(Dataset entries)
▬▬▬▬▬▬

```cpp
int mp_convk_stat_slices(int ks, int stride, int h, int w) {
  if ((ks != 3 && ks != 7) || stride < 1 || stride > 2 || h <= 0 || w <= 0) return 0;
  return convk_stat_slices(ks, stride, h, w);
}

int mp_convk_pack(mp_ctx *ctx, const float *w, int cout, int cin, int ks, float *packed, mp_stream stream) {
  if (!ctx) return MP_ERR_ARG;
  std::lock_guard<std::mutex> lk(ctx->mu);
  if (!w || !packed || mp_convk_packed_floats(cin, cout, ks) <= 0 || cout % 32)
    return fail(ctx, MP_ERR_ARG, "mp_convk_pack: bad argument");
  DeviceGuard g(ctx->device);
  return launch_convk_pack(ctx, w, cout, cin, ks, packed, (hipStream_t)stream);
}

int mp_convk(mp_ctx *ctx, const mp_convk_args *q, mp_stream stream) {
  if (!ctx) return MP_ERR_ARG;
  std::lock_guard<std::mutex> lk(ctx->mu);
  if (!q || !q->x || !q->packed || !q->y || q->n <= 0 || q->n > 65535 || q->cin <= 0 || q->cout <= 0 ||
      q->h <= 0 || q->w <= 0)
    return fail(ctx, MP_ERR_ARG, "mp_convk: bad argument");
  if (!aligned16(q->packed)) return fail(ctx, MP_ERR_ARG, "mp_convk: packed weights must be 16-byte aligned");
// ... 116 lines not shown
```

monoport_amd/csrc/conv3x3.hip:

```cpp
#include "mp_internal.h"
#include "query_common.h"
#include "gn_tail.h"

namespace mp {

constexpr int kCK = 16;
constexpr int kPixBytes = kCK * 4;
constexpr int kMaxCin = 512;
constexpr int kConvWps = 2;
constexpr int kTileW = 32;
constexpr int halo_pixels(int px) { return (px / kTileW + 2) * (kTileW + 2); }
constexpr int stage_iters(int px) { return (halo_pixels(px) + 63) / 64; }

__global__ void conv3x3_pack_kernel(const float *__restrict__ w, int cout, int cin,
                                    float *__restrict__ wp) {
  const long long total = (long long)cout * cin * 9;
  const int kgt = (cin / kCK) * 18;
  for (long long t = blockIdx.x * (long long)blockDim.x + threadIdx.x; t < total;
       t += (long long)gridDim.x * blockDim.x) {
    const int i = (int)(t & 3), lane = (int)((t >> 2) & 63);
    const long long q = t >> 8;
    const int kg = (int)(q % kgt), rb = (int)(q / kgt);
    const int g = kg & 1, tap = (kg >> 1) % 9, chunk = (kg >> 1) / 9;
    const int co = 32 * rb + (lane & 31);
// ... 1120 lines not shown
  const int swj = j & 15;
  for (int chunk = 0; chunk < n_chunks; ++chunk) {
    const unsigned char *buf = smem + (chunk & 1) * buf_bytes;
    const bool more = chunk + 1 < n_chunks;
    if (more) stage_load(chunk + 1);
#pragma unroll
    for (int s = 0; s < SPC; ++s) {
      const int gs = chunk * SPC + s;
#pragma unroll
      for (int m = 0; m < MRW; ++m)
#pragma unroll
        for (int part = 0; part < FPS; ++part) ring[(s + kAhead) & 3][m][part] = a_load(m, gs + kAhead, part);
      if constexpr (!F16) {
        f32x4 b[2];
#pragma unroll
        for (int n = 0; n < 2; ++n)
          b[n] = *reinterpret_cast<const f32x4 *>(buf + (32 * n + j) * kC1Row + (((2 * s + h) ^ swj) << 4));
        __builtin_amdgcn_sched_barrier(0);
#pragma unroll
        for (int i = 0; i < 4; ++i)
#pragma unroll
          for (int m = 0; m < MRW; ++m)
#pragma unroll
            for (int n = 0; n < 2; ++n)
              acc[m][n] = __builtin_amdgcn_mfma_f32_32x32x2f32(ring[s & 3][m][0][i], b[n][i], acc[m][n], 0, 0, 0);
      } else {
        h8 bh[2], bl[2];
#pragma unroll
        for (int n = 0; n < 2; ++n) {
          const unsigned char *row = buf + (32 * n + j) * kC1Row;
          bh[n] = *reinterpret_cast<const h8 *>(row + (((2 * s + h) ^ swj) << 4));
          bl[n] = *reinterpret_cast<const h8 *>(row + (((8 + 2 * s + h) ^ swj) << 4));
        }
        __builtin_amdgcn_sched_barrier(0);
#pragma unroll
        for (int m = 0; m < MRW; ++m) {
          const h8 ah = __builtin_bit_cast(h8, ring[s & 3][m][0]);
          const h8 al = __builtin_bit_cast(h8, ring[s & 3][m][FPS - 1]);
#pragma unroll
          for (int n = 0; n < 2; ++n)
            acc[m][n] = __builtin_amdgcn_mfma_f32_32x32x16_f16(ah, bh[n], acc[m][n], 0, 0, 0);
#pragma unroll
          for (int n = 0; n < 2; ++n)
            acc[m][n] = __builtin_amdgcn_mfma_f32_32x32x16_f16(ah, bl[n], acc[m][n], 0, 0, 0);
#pragma unroll
          for (int n = 0; n < 2; ++n)
            acc[m][n] = __builtin_amdgcn_mfma_f32_32x32x16_f16(al, bh[n], acc[m][n], 0, 0, 0);
        }
      }
    }
    if (more) stage_store(chunk + 1, smem + ((chunk + 1) & 1) * buf_bytes);
    __syncthreads();
  }

  const float inv_scale = F16 ? 1.0f / conv16_scale(*wmax) : 1.0f;
  constexpr int NCH = 128 * MRW;
  double *cs = reinterpret_cast<double *>(smem);
  const long long img_off = (long long)img * p.cout * p.hw;
  const int img_bytes = p.cout * p.hw * 4;
  const __amdgpu_buffer_rsrc_t rs_res =
      __builtin_amdgcn_make_buffer_rsrc(const_cast<float *>(p.res ? p.res + img_off : p.x1), 0, p.res ? img_bytes : 0, 0x00020000);
  const __amdgpu_buffer_rsrc_t rs_y =
      __builtin_amdgcn_make_buffer_rsrc(p.y ? p.y + img_off : const_cast<float *>(p.x1), 0, p.y ? img_bytes : 0, 0x00020000);
  const int vo = (4 * h * p.hw + px0 + j) * 4;
  auto so_of = [&](int m, int t) { return (32 * (rb0 + m) + (t & 3) + 8 * (t >> 2)) * p.hw * 4; };
#pragma unroll
  for (int m = 0; m < MRW; ++m) {
    float s1[16], s2[16];
#pragma unroll
    for (int t = 0; t < 16; ++t) {
      float b = 0.0f;
      if constexpr (F16) b = p.bias ? p.bias[32 * (rb0 + m) + (t & 3) + 8 * (t >> 2) + 4 * h] : 0.0f;
#pragma unroll
      for (int n = 0; n < 2; ++n) {
        float v = F16 ? acc[m][n][t] * inv_scale + b : acc[m][n][t];
        if (p.res)
          v += __builtin_bit_cast(float, __builtin_amdgcn_raw_buffer_load_b32(rs_res, vo + 128 * n, so_of(m, t), 0));
        acc[m][n][t] = v;
      }
      const float k = half_wave_pivot(acc[m][0][t]);
      const float d0 = acc[m][0][t] - k, d1 = acc[m][1][t] - k;
      s1[t] = d0 + d1;
      s2[t] = fmaf(d1, d1, d0 * d0);
    }
    if (gn_wanted(p.fin)) {
      float k[16];
#pragma unroll
      for (int t = 0; t < 16; ++t) {
        s1[t] = half_wave_sum(s1[t]);
        s2[t] = half_wave_sum(s2[t]);
        k[t] = half_wave_pivot(acc[m][0][t]);
      }
      if (j == kHalfSumLane) {
#pragma unroll
        for (int t = 0; t < 16; ++t) {
          const int lc = 32 * (MRW * wv + m) + (t & 3) + 8 * (t >> 2) + 4 * h;
          gn_unpivot(s1[t], s2[t], k[t], 64.0, cs[2 * lc], cs[2 * lc + 1]);
        }
      }
    }
  }
  if (gn_wanted(p.fin)) {
    __syncthreads();
    if (tid < 64) {
      const int cpg = p.cout / 32, ng = NCH / cpg;
      double a = 0.0, b = 0.0;
      if (tid < ng)
        for (int ch = 0; ch < cpg; ++ch) {
          a += cs[2 * (tid * cpg + ch)];
          b += cs[2 * (tid * cpg + ch) + 1];
        }
      gn_emit(p.fin, img, (NCH * (int)blockIdx.y) / cpg, ng, tile, a, b);
    }
  }
  if (p.y) {
#pragma unroll
    for (int m = 0; m < MRW; ++m)
#pragma unroll
      for (int t = 0; t < 16; ++t) {
#pragma unroll
        for (int n = 0; n < 2; ++n)
        {
          const float v = acc[m][n][t];
          __builtin_amdgcn_raw_buffer_store_b32(__float_as_int(v), rs_y, vo + 128 * n, so_of(m, t), 0);
        }
      }
  }
  if (p.y_hwc) {
    if (gn_wanted(p.fin)) __syncthreads();
    constexpr int kRow = NCH * 4, kSlots = NCH / 4;
    unsigned char *tr = smem;
#pragma unroll
    for (int m = 0; m < MRW; ++m)
#pragma unroll
      for (int n = 0; n < 2; ++n) {
        const int px = 32 * n + j;
#pragma unroll
        for (int q = 0; q < 4; ++q) {
          const int slot = (32 * (MRW * wv + m) + 8 * q + 4 * h) >> 2;
          const f32x4 v = {acc[m][n][4 * q], acc[m][n][4 * q + 1], acc[m][n][4 * q + 2], acc[m][n][4 * q + 3]};
          *reinterpret_cast<f32x4 *>(tr + px * kRow + ((slot ^ (px & (kSlots - 1))) << 4)) = v;
        }
      }
    __syncthreads();
    float *dst = p.y_hwc + ((long long)img * p.hw + px0) * p.cout + NCH * (int)blockIdx.y;
    if (lane < kSlots)
      for (int px = wv; px < kC1Px; px += 4) {
        const f32x4 v = *reinterpret_cast<const f32x4 *>(tr + px * kRow + ((lane ^ (px & (kSlots - 1))) << 4));
        *reinterpret_cast<f32x4 *>(dst + (long long)px * p.cout + 4 * lane) = v;
      }
  }
}
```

▬▬▬▬▬▬

> _THE TASK_
Identify each line in the entries with the word "smem" and copy it.

> _REPLY_
    const unsigned char *buf = smem + (chunk & 1) * buf_bytes;
    if (more) stage_store(chunk + 1, smem + ((chunk + 1) & 1) * buf_bytes);
  double *cs = reinterpret_cast<double *>(smem);
    unsigned char *tr = smem;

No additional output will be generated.